- **Problem to solve**
Determine how many lines in the entries below include "threadIdx". The reply should be that number and nothing else.

- **Data supplied**
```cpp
template <bool REFRACT, bool COUNT, bool SS2, bool GRID, bool W1 = false>
__global__ void __launch_bounds__(W1 ? 64 : RT_WG_THREADS, ((REFRACT || !GRID) ? RT_WAVES_PER_EU : (RT_WAVES_PER_EU > 5 ? RT_WAVES_PER_EU : 5))) rt_trace(const rt_launch L) {
  static_assert(!W1 || (!REFRACT && !COUNT && !RT_STRICT), "one-wave workgroups: the reflection-only product variants");
  [[maybe_unused]] constexpr uint32_t WG_WAVES = W1 ? 1u : RT_WG_THREADS / 64u;
  constexpr uint32_t KT = W1 ? 64u : RT_WG_THREADS;
  extern __shared__ double lds_raw[];
#if defined(RT_WAVE_LOG) && !RT_STRICT
  if (unsigned long long *const wl = rt_cold_args()->wave_log; wl != nullptr && (threadIdx.x & 63u) == 0u) {
    unsigned long long *q = wl + ((size_t)(blockIdx.z * gridDim.x + blockIdx.x) * WG_WAVES + (threadIdx.x >> 6)) * 4u;
    q[0] = __builtin_amdgcn_s_memrealtime();
    q[2] = (unsigned long long)__builtin_amdgcn_s_getreg((4u) | (0u << 6) | (31u << 11)) | ((unsigned long long)__builtin_amdgcn_s_getreg((20u) | (0u << 6) | (31u << 11)) << 32);
    q[3] = rt_entry_index<W1>();
  }
#endif
  const uint32_t tid = threadIdx.x;
  const uint32_t mtl_words = L.n_objects * (uint32_t)(sizeof(rt_mtl) / 8);
  const uint32_t tex_words = 16u * 2u;
  const bool cull_lds_on = (!RT_STRICT && !COUNT) ? !GRID : (L.cull_in_lds != 0u);
  const uint32_t cull_words = cull_lds_on ? L.n_objects * 4u : 0u;
  const uint32_t image_words = mtl_words + tex_words + cull_words;
  constexpr bool IMAGE_IN_LDS = RT_STRICT || COUNT || !(GRID && !REFRACT);
  const uint32_t lds_words = IMAGE_IN_LDS ? image_words : 0u;
  const double *__restrict__ image = (const double *)L.lds_image;
  typedef uint32_t __attribute__((ext_vector_type(4))) rt_u4;
  constexpr uint32_t RT_STAGE_PIECES = 3u;
  const uint32_t image_vec = image_words >> 1;
  [[maybe_unused]] rt_u4 piece[RT_STAGE_PIECES];
  [[maybe_unused]] double stage0 = 0.0;
  const auto stage_issue = [&](const uint32_t tid) __attribute__((always_inline)) {
    if constexpr (!IMAGE_IN_LDS) {
    } else if constexpr (GRID || W1) {
      const rt_u4 *__restrict__ image4 = (const rt_u4 *)L.lds_image;
#pragma unroll
      for (uint32_t i = 0; i < RT_STAGE_PIECES; i++) if (i * KT < image_vec) piece[i] = image4[tid + i * KT];
    } else {
      stage0 = (tid < image_words) ? image[tid] : 0.0;
    }
  };
  constexpr bool UNI_OK = W1 && !REFRACT && !COUNT && !RT_STRICT && !(GRID && SS2);
  if constexpr (!UNI_OK) stage_issue(tid);
  const rt_mtl *mtl = IMAGE_IN_LDS ? (const rt_mtl *)lds_raw : (const rt_mtl *)L.lds_image;
  const rt_texture_desc *tex = IMAGE_IN_LDS ? (const rt_texture_desc *)(lds_raw + mtl_words) : (const rt_texture_desc *)((const double *)L.lds_image + mtl_words);
  const rt_geom *cull_lds = (const rt_geom *)(lds_raw + mtl_words + tex_words);
  double *acc = lds_raw + lds_words + tid;
  rt_geom cull0 = rt_geom{0.0, 0.0, 0.0, 0.0};
  if (!cull_lds_on) { const uint32_t lane0 = tid & 63u; cull0 = L.cull[lane0 < L.n_loop ? lane0 : 0u]; }

  const uint32_t lane = tid & 63u;
  const rt_pixel P0 = rt_pixel_of<SS2, W1>(L, tid);
#if !RT_STRICT
  if constexpr (W1 && !REFRACT && !COUNT && !GRID) rt_head_batch(L);
  if (P0.rows_valid == 0u) return;
#endif
  [[maybe_unused]] bool uni_try = false;
  [[maybe_unused]] uint32_t cell = 0u;
  if constexpr (UNI_OK) {
    uni_try = !P0.sky && (P0.cand >> 16) == 1u;
    if constexpr (!GRID) cell = (P0.cell >> rt_wave_of<W1>(tid)) & 0x11u;
#ifdef RT_TESTING
    if (L.no_uniform) uni_try = false;
    if (L.no_cells) cell = 0u;
#endif
    if (!uni_try && !P0.sky) stage_issue(tid);
  }
  double rgb[3];
// ... 31 lines not shown
  const auto stage_finish = [&](const uint32_t tid) __attribute__((always_inline)) {
    if constexpr (!IMAGE_IN_LDS) {
    } else if constexpr (GRID || W1) {
      rt_u4 *lds4 = (rt_u4 *)lds_raw;
      const rt_u4 *__restrict__ image4 = (const rt_u4 *)L.lds_image;
#pragma unroll
      for (uint32_t i = 0; i < RT_STAGE_PIECES; i++) {
        const uint32_t k = tid + i * KT;
        if (i * KT < image_vec && k < image_vec) lds4[k] = piece[i];
      }
      for (uint32_t k = tid + RT_STAGE_PIECES * KT; k < image_vec; k += KT) lds4[k] = image4[k];
    } else {
      if (tid < image_words) lds_raw[tid] = stage0;
      for (uint32_t k = tid + RT_WG_THREADS; k < image_words; k += RT_WG_THREADS) lds_raw[k] = image[k];
    }
  };
  [[maybe_unused]] bool uni_done = false;
  if constexpr (UNI_OK) {
    if (uni_try) {
      uni_done = trace_pixel<REFRACT, COUNT, GRID, SS2, false, W1, true>(L, (const rt_mtl *)L.lds_image, (const rt_texture_desc *)((const double *)L.lds_image + mtl_words), acc,
                                                                         cull_lds, cull0, lane, 0.0, 0.0, 0.0, 0.0, o, ray, rgb, cnt, is_probe, P0.cand | (cell << 24));
      if (!uni_done) {
        uint32_t tid4 = threadIdx.x;
        asm volatile("" : "+v"(tid4));
        stage_issue(tid4);
        stage_finish(tid4);
      }
#ifdef RT_TESTING
      else if (lane == 0u && L.uniform_waves != nullptr) {
        atomicAdd(L.uniform_waves, 1ull);
        if (cell & 1u) atomicAdd(L.uniform_waves + 1, 1ull);
      }
#endif
    }
  }
  if (!uni_done) {
    if (!UNI_OK || !uni_try) stage_finish(tid);
    if constexpr (IMAGE_IN_LDS) __syncthreads();

    const double bw = SS2 ? 15.0 : 7.0, bh = SS2 ? 3.0 : 7.0;
    const double lx = SS2 ? (double)(2u * ((lane >> 2) & 7u) + (sub & 1u)) : (double)(lane & 7u);
    const double ly = SS2 ? (double)(2u * (lane >> 5) + (sub >> 1)) : (double)(lane >> 3);
    double blk_x0 = 0.0, blk_x1 = 0.0, blk_y0 = 0.0, blk_y1 = 0.0;
    if (!UNI_OK || !uni_try) { blk_x0 = d0 - lx; blk_x1 = blk_x0 + bw; blk_y1 = d1 + ly; blk_y0 = blk_y1 - bh; }
    trace_pixel<REFRACT, COUNT, GRID, SS2, false, W1>(L, mtl, tex, acc, cull_lds, cull0, lane, blk_x0, blk_x1, blk_y0, blk_y1, o, ray, rgb, cnt, is_probe, P0.cand);
  }
  }

  uint32_t tid2 = threadIdx.x;
  asm volatile("" : "+v"(tid2));
  const rt_pixel P1 = rt_pixel_of<SS2, W1>(L, tid2);
#if !RT_STRICT
  const uint32_t wide = rt_cold_args()->wide_stores;
  asm volatile("" :: "s"(wide), "s"(L.scatter), "s"(L.rgb24), "s"(L.w), "s"(L.out), "s"(L.frame_stride));
#endif
  const uint32_t frame_i = blockIdx.z;
  const bool valid = P1.valid;
  const uint32_t r8 = to_byte(rgb[0]), g8 = to_byte(rgb[1]), b8 = to_byte(rgb[2]);
#if RT_STRICT
  uint32_t *__restrict__ out = L.scatter ? L.out_frames[frame_i] : L.out + (size_t)frame_i * L.frame_stride;
  const uint32_t orow = L.scatter ? P1.frow : P1.lrow;
#endif
  uint32_t rgbw;
  if (!SS2) rgbw = r8 | (g8 << 8) | (b8 << 16);
  else {
    uint32_t packed = r8 | (g8 << 10) | (b8 << 20);
    packed += __shfl_xor(packed, 1);
    packed += __shfl_xor(packed, 2);
    rgbw = (((packed & 1023u) + 2u) >> 2) | ((((packed >> 10) & 1023u) + 2u) >> 2 << 8) | ((((packed >> 20) & 1023u) + 2u) >> 2 << 16);
  }
#if RT_STRICT
  const uint32_t n_run = 1u;
// ... 258 lines not shown
```

html5-canvas-raytracer_amd/csrc/rt_kernel_entry.h:

```cpp

struct rt_pixel { uint32_t px, trow, frow, lrow, sub, rows_valid, run, cand, cell; bool valid, sky; };
template <bool W1>
__device__ __forceinline__ uint32_t rt_entry_slot(const rt_launch &L) {
  return (blockIdx.x & 7u) * L.order_n8 + (blockIdx.x >> (W1 ? 5 : 3));
}
template <bool W1>
__device__ __forceinline__ uint32_t rt_entry_index() { return W1 ? (((blockIdx.x >> 5) << 3) | (blockIdx.x & 7u)) : blockIdx.x; }
template <bool W1>
__device__ __forceinline__ uint32_t rt_wave_of(uint32_t tid) { return W1 ? ((blockIdx.x >> 3) & 3u) : tid >> 6; }

#if RT_STRICT
template <bool SS2, bool W1 = false>
__device__ __forceinline__ rt_pixel rt_pixel_of(const rt_launch &L, uint32_t tid) {
  const uint32_t wave = tid >> 6, lane = tid & 63u;
  const uint32_t tile_x = blockIdx.x, by = blockIdx.y;
  uint32_t tile_i, row_block;
  if (L.n_tiles == 1u) { tile_i = 0u; row_block = by; }
  else if (L.rb_shift != ~0u) { tile_i = by >> L.rb_shift; row_block = by & ((1u << L.rb_shift) - 1u); }
  else { tile_i = by / L.rb_per_tile; row_block = by - tile_i * L.rb_per_tile; }
  rt_pixel P;
  P.sub = 0u;
  if (!SS2) { P.px = tile_x * RT_TILE_W + wave * 8u + (lane & 7u); P.trow = row_block * RT_TILE_H + (lane >> 3); }
  else { const uint32_t q = lane >> 2; P.sub = lane & 3u; P.px = tile_x * RT_TILE_W + wave * 8u + (q & 7u); P.trow = row_block * 2u + (q >> 3); }
  P.frow = (L.tile_first + tile_i * L.tile_stride) * L.tile_rows + P.trow;
  P.lrow = tile_i * L.tile_rows + P.trow;
  P.valid = (P.px < L.w) && (P.trow < L.tile_rows) && (P.frow < L.h);
  P.rows_valid = 0u;
  P.sky = false; P.run = 1u; P.cand = 0u; P.cell = 0u;
  return P;
}
#else
template <bool SS2, bool W1 = false>
// ... 69 lines not shown
```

- **Reply**
5